Keeping up with scandals in the Bush administration is like trying to follow a tennis match with a thousands players.  Balls are being hit out of bounds from so many directions at once, you could get neck strain just trying to follow them all.  With most of the line judges intent on watching our pro-torture, anti-law Attorney General, it's little wonder that the Fish and Wildlife branch of the Interior Department has gotten little attention.  But at the risk of overloading your outrage meter, it's worth a reminder that the Republicans haven't backed off one iota on seeing that the world is safe for developers at the expense of every species up to and including man.

The most public scandal at the Interior Department is that surrounding Julie A. MacDonald, the deputy assistant secretary for fish and wildlife and parks.  Ms. Macdonald, who has no training whatsoever in biology, has continued the fine Bush tradition of bullying scientists into producing reports that toss away facts in favor of administration policy.  She's even proven willing to put a species of bird at risk for purely personal reasons.  

H. Dale Hall, director of the Fish and Wildlife Service, recounted a battle he had with Ms. MacDonald over the Southwest willow flycatcher, an endangered bird. Biologists in the field concluded that the bird's nesting range, which determines how much land the government should protect as habitat for the species, was 2.1 miles. Mr. Hall claims that Ms. MacDonald insisted on lowering that to 1.8 miles so that the nesting range would not extend into California, where her husband maintained a family ranch.

That may seem outrageous enough, but MacDonald got away with that one.  In fact, she's been able to spend years erasing facts from scientific reports.  What's gotten her in trouble was that she decided to follow one of those other standard tactics of the right -- leaking secret information to administration pals.  
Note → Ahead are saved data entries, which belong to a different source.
@@ -95,9 +100,10 @@
 
 __device__ __forceinline__ float elu_fastw(float y) { return y > 0.0f ? y : __expf(y) - 1.0f; }
 
-template <int CIN, int COUT, bool POOL, int NTW, int KB, int WAVES, int MINW, int RMAX, bool RAW, int PW = 0,
-          int IN_MODE = 0>
-__global__ __launch_bounds__(64 * (WAVES + PW), MINW) void conv3x3_wino(WinoArgs a) {
+template <int CIN, int COUT, bool POOL, int NTW, int KB, int WAVES, int MINW, int RMAX, bool RAW, int PW, int IN_MODE,
+          bool FLAT>
+__device__ __forceinline__ void wino_block(const WinoArgs &a) {
+    static_assert(!FLAT || (!RAW && PW == 0 && (WAVES == 4 || WAVES == 8)), "flat walk: deterministic path, no producers");
     constexpr int KS = CIN / 4;
     constexpr int NB = CIN / 8;
     constexpr bool REM = (CIN % 8) != 0;
@@ -116,7 +122,7 @@
     constexpr int CSf = C4P * 4;
     const int RPf = a.RP * 4;
     const int buf_floats = (LH * RPf + 255) & ~255;
-    float *w_lds = lds + 2 * buf_floats;
+    float *w_lds = lds + (FLAT ? a.flat.nbuf : 2) * buf_floats;
     const int ng = blockIdx.y;
     const int first = blockIdx.x * a.per;
     const int last = min(first + a.per, a.total);
@@ -147,12 +153,13 @@
             st_rc[k] = real ? (r << 16) | px : -1;
         }
     }
+    WinoFlatPos cp{}, it{};
     auto fetch = [&](int region, float *buf) {
         if constexpr (PW == 0) {
-        const int tx = region % a.tiles_x;
+        const int tx = FLAT ? __builtin_amdgcn_readfirstlane(cp.tx) : region % a.tiles_x;
         const int rest = region / a.tiles_x;
-        const int ty = rest % a.tiles_y;
-        const int img = rest / a.tiles_y;
+        const int ty = FLAT ? __builtin_amdgcn_readfirstlane(cp.ty) : rest % a.tiles_y;
+        const int img = FLAT ? __builtin_amdgcn_readfirstlane(cp.img) : rest / a.tiles_y;
         const int Y0 = ty * a.RY, X0 = tx * a.RX;
 #if ASR_WINO_BUFDMA
         {
@@ -273,13 +280,13 @@
             for (int i = tid; i < 256; i += T) tab255[i] = (float)i / 255.0f;
         __syncthreads();
         if (producer) produce(first, lds);
-    } else {
+    } else if constexpr (!FLAT) {
         fetch(first, lds);
 #if ASR_WINO_BUFDMA
         asm volatile("s_waitcnt vmcnt(0)" ::: "memory");
 #endif
     }
-    __syncthreads();
+    if constexpr (!FLAT) __syncthreads();
 
     const int m = lane & 15, g = lane >> 4, n = lane & 15;
     const int tyy = m / a.MX, txx = m - tyy * a.MX;
@@ -323,8 +330,31 @@
     double st1[NTW], st2[NTW];
 #pragma unroll
     for (int nt = 0; nt < NTW; ++nt) { st1[nt] = 0.0; st2[nt] = 0.0; }
-    for (int region = first; region < last; ++region) {
-    const float *in_lds = lds + ((region - first) & 1) * buf_floats;
+    constexpr int LOGW = WAVES == 8 ? 3 : 2;
+    int cp_item = 0, items = 0;
+    if constexpr (FLAT) {
+        items = wino_flat_count(a.flat, first, last);
+        wino_flat_start(a.flat, first, first, &cp);
+        wino_flat_start(a.flat, first, first, &it);
+        for (int s = 0; s < wave; ++s) wino_flat_step(a.flat, &it);
+    }
+    const int region_lo = FLAT ? -1 : first, region_hi = FLAT ? (items + WAVES - 1) >> LOGW : last;
+    for (int region = region_lo; region < region_hi; ++region) {
+    const float *in_lds;
+    int img, Y0, X0;
+    bool have = false;
+    if constexpr (FLAT) {
+        while (cp.region < last && (cp_item >> LOGW) <= region + 1) {
+            fetch(cp.region, lds + __builtin_amdgcn_readfirstlane(cp.slot) * buf_floats);
+            cp_item += cp.vy * cp.vx;
+            wino_flat_next_region(a.flat, &cp);
+        }
+        have = region >= 0 && (region << LOGW) + wave < items;
+        in_lds = lds + __builtin_amdgcn_readfirstlane(it.slot) * buf_floats;
+        img = __builtin_amdgcn_readfirstlane(it.img);
+        Y0 = __builtin_amdgcn_readfirstlane(it.ty) * a.RY; X0 = __builtin_amdgcn_readfirstlane(it.tx) * a.RX;
+    } else {
+    in_lds = lds + ((region - first) & 1) * buf_floats;
     if (region + 1 < last && !(ASR_WINOG_ABL & 1)) {
         if constexpr (PW > 0) {
             if (producer) produce(region + 1, lds + ((region + 1 - first) & 1) * buf_floats);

The inspector general's review of Ms. MacDonald's e-mail account also showed that she had close ties to lobbying organizations that have challenged endangered-species listings and that she had "misused her position" to give them information not available to the public on Interior Department policy.
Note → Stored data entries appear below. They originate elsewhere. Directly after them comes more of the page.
@@ -159,38 +265,27 @@
     __syncthreads();
     if (q0 >= L) return;
 
-    f32x4m sc[NKT];
-#pragma unroll
-    for (int kt = 0; kt < NKT; ++kt) sc[kt] = f32x4m{0.f, 0.f, 0.f, 0.f};
-#pragma unroll
-    for (int st = 0; st < 8; ++st) {
-        const float* kp = KsT + (8 * lg + st) * LDK + li;
-#pragma unroll
-        for (int kt = 0; kt < NKT; ++kt)
-            sc[kt] = __builtin_amdgcn_mfma_f32_16x16x4f32(kp[kt * 16], qv[st], sc[kt], 0, 0, 0);
-    }
-    const float inv = attn_softmax<NKT>(sc, L, lane, lg);
-    f32x4m o0 = {0.f, 0.f, 0.f, 0.f}, o1 = o0;
-#pragma unroll
-    for (int kt = 0; kt < NKT; ++kt) {
-        const float* vp = Vs + (kt * 16 + 4 * lg) * LDV + li;
-#pragma unroll
-        for (int r = 0; r < 4; ++r) {
-            if (kt < NKT - 2 || 16 * kt + 4 * r < L) {
-                o0 = __builtin_amdgcn_mfma_f32_16x16x4f32(sc[kt][r], vp[r * LDV], o0, 0, 0, 0);
-                o1 = __builtin_amdgcn_mfma_f32_16x16x4f32(sc[kt][r], vp[r * LDV + 16], o1, 0, 0, 0);
-            }
-        }
-    }
+    f32x4m o0, o1;
+    float inv;
+    if (L > 16 * (NKT - 2)) inv = attn_core16<NKT, true>(KsT, Vs, qv, L, lane, li, lg, o0, o1);
+    else inv = attn_core16<NKT, false>(KsT, Vs, qv, L, lane, li, lg, o0, o1);
     attn_normalise(o0, o1, inv, lane, lg);
     float* ob = OUT + (size_t)t0 * 256 + hc;
     const int qr0 = q0 + 4 * lg;
-    const unsigned oo = (unsigned)qr0 * 256u + li;
-#pragma unroll
-    for (int r = 0; r < 4; ++r) {
-        if (qr0 + r < L) {
-            ob[oo + 256u * r] = o0[r];
-            ob[oo + 256u * r + 16u] = o1[r];
+    const unsigned oo = (unsigned)qr0 * 1024u + 4u * li;
+    if (q0 + 16 <= L) {
+#pragma unroll
+        for (int r = 0; r < 4; ++r) {
+            stg(ob, oo + 1024u * r, o0[r]);
+            stg(ob, oo + 1024u * r + 64u, o1[r]);
+        }
+    } else {
+#pragma unroll
+        for (int r = 0; r < 4; ++r) {
+            if (qr0 + r < L) {
+                stg(ob, oo + 1024u * r, o0[r]);
+                stg(ob, oo + 1024u * r + 64u, o1[r]);
+            }
         }
     }
 }
@@ -331,6 +426,8 @@
     return 0;
 }
 
+constexpr int kEncAttnMaxLd = 1 << 22;
+
 int launch_enc_attn(int mode, const AttnSrc& a, float* OUT, const int* off, int B, int Lmax, hipStream_t s) {
     CONE_REQUIRE(Lmax >= 1 && Lmax <= 256, "enc attention: window length %d not in [1,256]", Lmax);
     if (B <= 0) return 0;
@@ -338,6 +435,7 @@
     switch (mode) {
         case ATTN_PACKED:
             CONE_REQUIRE(a.Q && a.K && a.V, "enc attention: packed mode needs Q, K, V");
+            CONE_REQUIRE(max(a.ldq, max(a.ldk, a.ldv)) <= kEncAttnMaxLd, "enc attention: row stride above %d floats", kEncAttnMaxLd);
             return launch_enc_attn_t<ATTN_PACKED>(a, OUT, off, B, Lmax, s);
         case ATTN_GATHER:
             CONE_REQUIRE(a.qkv_vid && a.qkv_txt && a.pos_qk && a.vrow0 && a.vlen && a.trow0 && a.pos_zero_row >= 0,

While scientists at the Interior Department have been working out plans to protect endangered plants and animals, MacDonald has been providing developers the information they needed to block, bend, or evade the rules.  

The worst thing about the MacDonald scandal?  It might not matter.  Even if Julie MacDonald is -- after years of destroying the life work of people trained in biology -- finally kicked to the curb, it won't even be a road block on the highway to ending the Endangered Species Act.

Salon.com and the radio series Living on Earth both feature work this week from freelancer Rebecca Clarren, who has another leaked document from the Fish and Wildlife Service, this one explaining upcoming changes to how the department interprets the Act.

If we thought that by getting rid of Pombo we had stopped the war on the planet, we were sadly mistaken, because the Bush administration has already proven many times that you don't have to repeal a law, you just have to stop enforcing it.  Think the "Clear Skies" program, which allows the worst polluting old coal-fired power plants to actually increase in size, completely dodging the Clean Air Act.

What's the Bush plan for the "new improved" Endangered Species Act?  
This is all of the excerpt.